**About this exercise:** The answer should be each line from the entries below that has the word "plain" in it.

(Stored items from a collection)

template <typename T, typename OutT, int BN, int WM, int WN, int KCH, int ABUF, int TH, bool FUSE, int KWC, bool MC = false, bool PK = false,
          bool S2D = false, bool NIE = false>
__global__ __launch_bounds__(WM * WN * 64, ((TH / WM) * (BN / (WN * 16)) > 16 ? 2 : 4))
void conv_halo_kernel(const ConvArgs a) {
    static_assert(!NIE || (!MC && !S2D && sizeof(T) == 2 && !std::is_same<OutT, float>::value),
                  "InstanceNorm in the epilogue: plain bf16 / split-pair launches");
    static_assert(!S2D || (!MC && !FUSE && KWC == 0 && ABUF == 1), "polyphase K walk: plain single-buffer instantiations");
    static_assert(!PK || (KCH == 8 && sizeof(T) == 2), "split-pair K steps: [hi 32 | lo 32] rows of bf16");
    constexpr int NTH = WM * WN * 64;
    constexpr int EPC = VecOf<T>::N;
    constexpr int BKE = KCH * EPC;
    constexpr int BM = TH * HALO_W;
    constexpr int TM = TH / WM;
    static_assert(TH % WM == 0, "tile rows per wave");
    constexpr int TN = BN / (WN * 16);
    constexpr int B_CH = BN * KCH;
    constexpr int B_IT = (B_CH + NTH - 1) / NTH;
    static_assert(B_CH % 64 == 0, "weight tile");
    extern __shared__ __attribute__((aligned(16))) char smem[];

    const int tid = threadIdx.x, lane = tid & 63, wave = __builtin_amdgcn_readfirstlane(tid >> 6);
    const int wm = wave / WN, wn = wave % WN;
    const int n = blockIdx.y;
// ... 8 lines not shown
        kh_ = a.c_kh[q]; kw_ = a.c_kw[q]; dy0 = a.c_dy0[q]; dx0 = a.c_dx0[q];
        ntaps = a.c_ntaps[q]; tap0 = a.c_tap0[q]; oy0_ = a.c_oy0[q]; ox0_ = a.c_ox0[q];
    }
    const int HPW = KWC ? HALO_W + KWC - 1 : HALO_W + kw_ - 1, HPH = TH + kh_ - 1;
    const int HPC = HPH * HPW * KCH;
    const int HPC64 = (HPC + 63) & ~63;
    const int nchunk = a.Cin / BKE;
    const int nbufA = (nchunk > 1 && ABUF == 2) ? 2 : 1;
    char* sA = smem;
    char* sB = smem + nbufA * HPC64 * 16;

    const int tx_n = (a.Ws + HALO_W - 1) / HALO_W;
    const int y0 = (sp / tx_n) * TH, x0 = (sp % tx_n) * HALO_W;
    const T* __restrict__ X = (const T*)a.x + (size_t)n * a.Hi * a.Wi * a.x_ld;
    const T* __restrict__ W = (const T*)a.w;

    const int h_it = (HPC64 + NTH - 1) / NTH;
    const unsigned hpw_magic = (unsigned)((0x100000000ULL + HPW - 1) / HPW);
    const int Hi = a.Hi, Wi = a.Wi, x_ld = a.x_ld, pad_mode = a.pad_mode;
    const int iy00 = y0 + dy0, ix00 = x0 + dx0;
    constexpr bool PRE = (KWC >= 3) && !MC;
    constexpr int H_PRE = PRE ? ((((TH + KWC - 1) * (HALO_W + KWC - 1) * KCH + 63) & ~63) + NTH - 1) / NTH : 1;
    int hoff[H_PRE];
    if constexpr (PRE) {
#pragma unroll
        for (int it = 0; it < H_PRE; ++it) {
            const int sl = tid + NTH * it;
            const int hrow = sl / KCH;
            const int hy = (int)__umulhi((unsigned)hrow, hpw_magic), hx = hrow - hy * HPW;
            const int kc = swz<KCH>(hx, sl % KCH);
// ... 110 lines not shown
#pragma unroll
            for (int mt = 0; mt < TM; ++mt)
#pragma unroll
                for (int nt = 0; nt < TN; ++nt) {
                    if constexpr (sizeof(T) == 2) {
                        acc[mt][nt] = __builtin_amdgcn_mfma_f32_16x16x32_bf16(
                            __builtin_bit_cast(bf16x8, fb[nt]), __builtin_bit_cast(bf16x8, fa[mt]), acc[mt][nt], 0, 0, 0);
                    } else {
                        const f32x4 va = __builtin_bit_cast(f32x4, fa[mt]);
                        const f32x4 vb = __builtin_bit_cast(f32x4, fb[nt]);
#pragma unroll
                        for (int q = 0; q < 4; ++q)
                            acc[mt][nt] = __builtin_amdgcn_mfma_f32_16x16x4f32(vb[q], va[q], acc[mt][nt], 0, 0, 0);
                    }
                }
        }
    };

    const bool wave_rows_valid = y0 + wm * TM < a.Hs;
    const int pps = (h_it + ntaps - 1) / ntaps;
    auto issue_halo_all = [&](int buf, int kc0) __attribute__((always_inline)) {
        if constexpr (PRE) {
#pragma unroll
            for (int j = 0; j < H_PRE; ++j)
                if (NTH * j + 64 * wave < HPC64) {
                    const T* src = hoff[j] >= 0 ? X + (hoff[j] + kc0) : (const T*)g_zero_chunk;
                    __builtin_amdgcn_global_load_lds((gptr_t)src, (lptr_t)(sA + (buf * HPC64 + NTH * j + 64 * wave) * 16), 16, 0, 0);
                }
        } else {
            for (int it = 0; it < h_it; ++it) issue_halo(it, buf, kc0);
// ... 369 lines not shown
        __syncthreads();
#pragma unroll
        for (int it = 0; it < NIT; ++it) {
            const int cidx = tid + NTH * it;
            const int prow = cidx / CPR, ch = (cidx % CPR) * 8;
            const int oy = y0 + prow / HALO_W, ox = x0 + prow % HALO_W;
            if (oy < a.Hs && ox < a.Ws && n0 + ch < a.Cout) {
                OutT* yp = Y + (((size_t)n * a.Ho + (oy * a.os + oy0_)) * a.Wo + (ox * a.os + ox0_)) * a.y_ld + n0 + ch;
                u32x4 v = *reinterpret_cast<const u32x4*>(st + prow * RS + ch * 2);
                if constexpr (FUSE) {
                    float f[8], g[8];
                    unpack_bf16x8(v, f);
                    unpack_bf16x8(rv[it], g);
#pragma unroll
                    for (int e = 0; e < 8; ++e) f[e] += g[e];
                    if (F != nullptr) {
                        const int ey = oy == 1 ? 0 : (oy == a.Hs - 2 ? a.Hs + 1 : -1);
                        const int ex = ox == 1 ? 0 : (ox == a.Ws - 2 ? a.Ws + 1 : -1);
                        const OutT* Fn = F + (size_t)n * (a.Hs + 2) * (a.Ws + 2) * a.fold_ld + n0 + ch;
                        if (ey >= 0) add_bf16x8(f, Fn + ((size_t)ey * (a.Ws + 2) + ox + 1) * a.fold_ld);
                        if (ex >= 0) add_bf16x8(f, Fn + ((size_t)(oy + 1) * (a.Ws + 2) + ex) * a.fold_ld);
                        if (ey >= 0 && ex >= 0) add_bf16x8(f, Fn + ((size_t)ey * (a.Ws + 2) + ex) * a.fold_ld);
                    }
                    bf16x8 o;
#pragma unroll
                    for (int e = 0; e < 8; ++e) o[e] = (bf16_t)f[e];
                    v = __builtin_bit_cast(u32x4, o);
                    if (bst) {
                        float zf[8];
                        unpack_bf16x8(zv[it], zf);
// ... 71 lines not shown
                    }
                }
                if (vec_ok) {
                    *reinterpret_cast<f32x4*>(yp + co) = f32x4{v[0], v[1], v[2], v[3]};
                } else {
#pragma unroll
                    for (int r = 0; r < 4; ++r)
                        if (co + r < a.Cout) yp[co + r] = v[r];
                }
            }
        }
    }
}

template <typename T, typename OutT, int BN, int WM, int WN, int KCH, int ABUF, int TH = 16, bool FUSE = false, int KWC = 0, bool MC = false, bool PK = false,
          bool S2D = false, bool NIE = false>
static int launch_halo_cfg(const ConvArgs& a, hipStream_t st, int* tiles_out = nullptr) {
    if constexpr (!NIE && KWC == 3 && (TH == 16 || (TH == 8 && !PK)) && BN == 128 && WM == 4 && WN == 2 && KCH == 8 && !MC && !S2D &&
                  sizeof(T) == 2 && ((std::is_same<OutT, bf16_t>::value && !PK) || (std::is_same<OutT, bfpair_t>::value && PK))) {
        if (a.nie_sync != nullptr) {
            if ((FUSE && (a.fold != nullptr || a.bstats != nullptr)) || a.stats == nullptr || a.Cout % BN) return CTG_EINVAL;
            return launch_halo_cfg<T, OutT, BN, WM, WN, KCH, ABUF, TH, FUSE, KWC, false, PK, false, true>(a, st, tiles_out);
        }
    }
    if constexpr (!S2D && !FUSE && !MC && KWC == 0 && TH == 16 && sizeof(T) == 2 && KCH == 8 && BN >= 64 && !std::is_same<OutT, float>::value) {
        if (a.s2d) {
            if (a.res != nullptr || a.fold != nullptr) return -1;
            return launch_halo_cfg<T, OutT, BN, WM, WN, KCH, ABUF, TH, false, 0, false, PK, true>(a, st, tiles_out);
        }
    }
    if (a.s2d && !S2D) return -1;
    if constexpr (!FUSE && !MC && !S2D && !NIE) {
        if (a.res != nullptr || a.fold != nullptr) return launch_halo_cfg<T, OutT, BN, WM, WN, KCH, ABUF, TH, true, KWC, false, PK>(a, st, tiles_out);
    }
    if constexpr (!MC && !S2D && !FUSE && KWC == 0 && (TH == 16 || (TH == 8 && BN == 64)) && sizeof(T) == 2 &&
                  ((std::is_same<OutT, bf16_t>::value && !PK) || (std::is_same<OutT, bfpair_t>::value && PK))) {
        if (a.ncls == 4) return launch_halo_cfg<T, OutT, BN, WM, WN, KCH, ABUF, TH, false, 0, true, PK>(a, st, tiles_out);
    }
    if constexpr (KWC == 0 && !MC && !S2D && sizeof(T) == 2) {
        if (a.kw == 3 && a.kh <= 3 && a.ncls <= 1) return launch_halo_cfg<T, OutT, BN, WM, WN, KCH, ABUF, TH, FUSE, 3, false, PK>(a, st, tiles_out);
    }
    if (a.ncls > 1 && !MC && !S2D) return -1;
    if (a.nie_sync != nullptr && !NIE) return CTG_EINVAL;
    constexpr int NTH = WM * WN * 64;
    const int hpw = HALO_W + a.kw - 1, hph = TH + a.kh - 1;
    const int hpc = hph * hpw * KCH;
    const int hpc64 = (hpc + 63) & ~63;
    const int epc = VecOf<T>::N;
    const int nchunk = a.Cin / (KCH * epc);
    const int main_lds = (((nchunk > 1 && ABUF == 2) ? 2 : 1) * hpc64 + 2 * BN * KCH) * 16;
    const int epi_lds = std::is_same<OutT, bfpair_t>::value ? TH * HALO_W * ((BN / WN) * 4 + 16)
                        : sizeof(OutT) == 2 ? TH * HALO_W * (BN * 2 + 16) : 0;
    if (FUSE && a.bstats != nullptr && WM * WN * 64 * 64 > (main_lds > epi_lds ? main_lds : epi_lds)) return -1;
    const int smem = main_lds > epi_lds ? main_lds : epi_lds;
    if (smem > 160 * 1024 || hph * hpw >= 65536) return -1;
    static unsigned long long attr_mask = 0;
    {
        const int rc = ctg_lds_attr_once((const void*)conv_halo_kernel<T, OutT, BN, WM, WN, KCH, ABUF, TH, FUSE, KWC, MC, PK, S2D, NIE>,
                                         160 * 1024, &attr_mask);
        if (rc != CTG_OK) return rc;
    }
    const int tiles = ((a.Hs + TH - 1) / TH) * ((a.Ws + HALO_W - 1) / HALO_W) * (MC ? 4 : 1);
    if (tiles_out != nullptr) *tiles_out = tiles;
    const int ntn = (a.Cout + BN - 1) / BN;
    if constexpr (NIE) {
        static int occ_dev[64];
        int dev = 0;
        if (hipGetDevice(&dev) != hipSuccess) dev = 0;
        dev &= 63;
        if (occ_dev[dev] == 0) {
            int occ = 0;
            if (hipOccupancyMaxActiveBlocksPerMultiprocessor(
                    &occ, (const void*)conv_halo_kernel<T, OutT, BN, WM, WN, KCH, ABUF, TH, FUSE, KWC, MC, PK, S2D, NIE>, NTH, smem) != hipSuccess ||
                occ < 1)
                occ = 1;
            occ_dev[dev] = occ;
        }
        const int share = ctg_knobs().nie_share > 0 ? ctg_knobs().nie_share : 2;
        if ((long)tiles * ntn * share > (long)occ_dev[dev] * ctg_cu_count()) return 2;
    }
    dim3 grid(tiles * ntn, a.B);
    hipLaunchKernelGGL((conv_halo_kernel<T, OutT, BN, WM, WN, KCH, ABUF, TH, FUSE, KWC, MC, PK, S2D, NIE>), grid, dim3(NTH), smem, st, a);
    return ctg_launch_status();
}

**Expected output:**
                  "InstanceNorm in the epilogue: plain bf16 / split-pair launches");
    static_assert(!S2D || (!MC && !FUSE && KWC == 0 && ABUF == 1), "polyphase K walk: plain single-buffer instantiations");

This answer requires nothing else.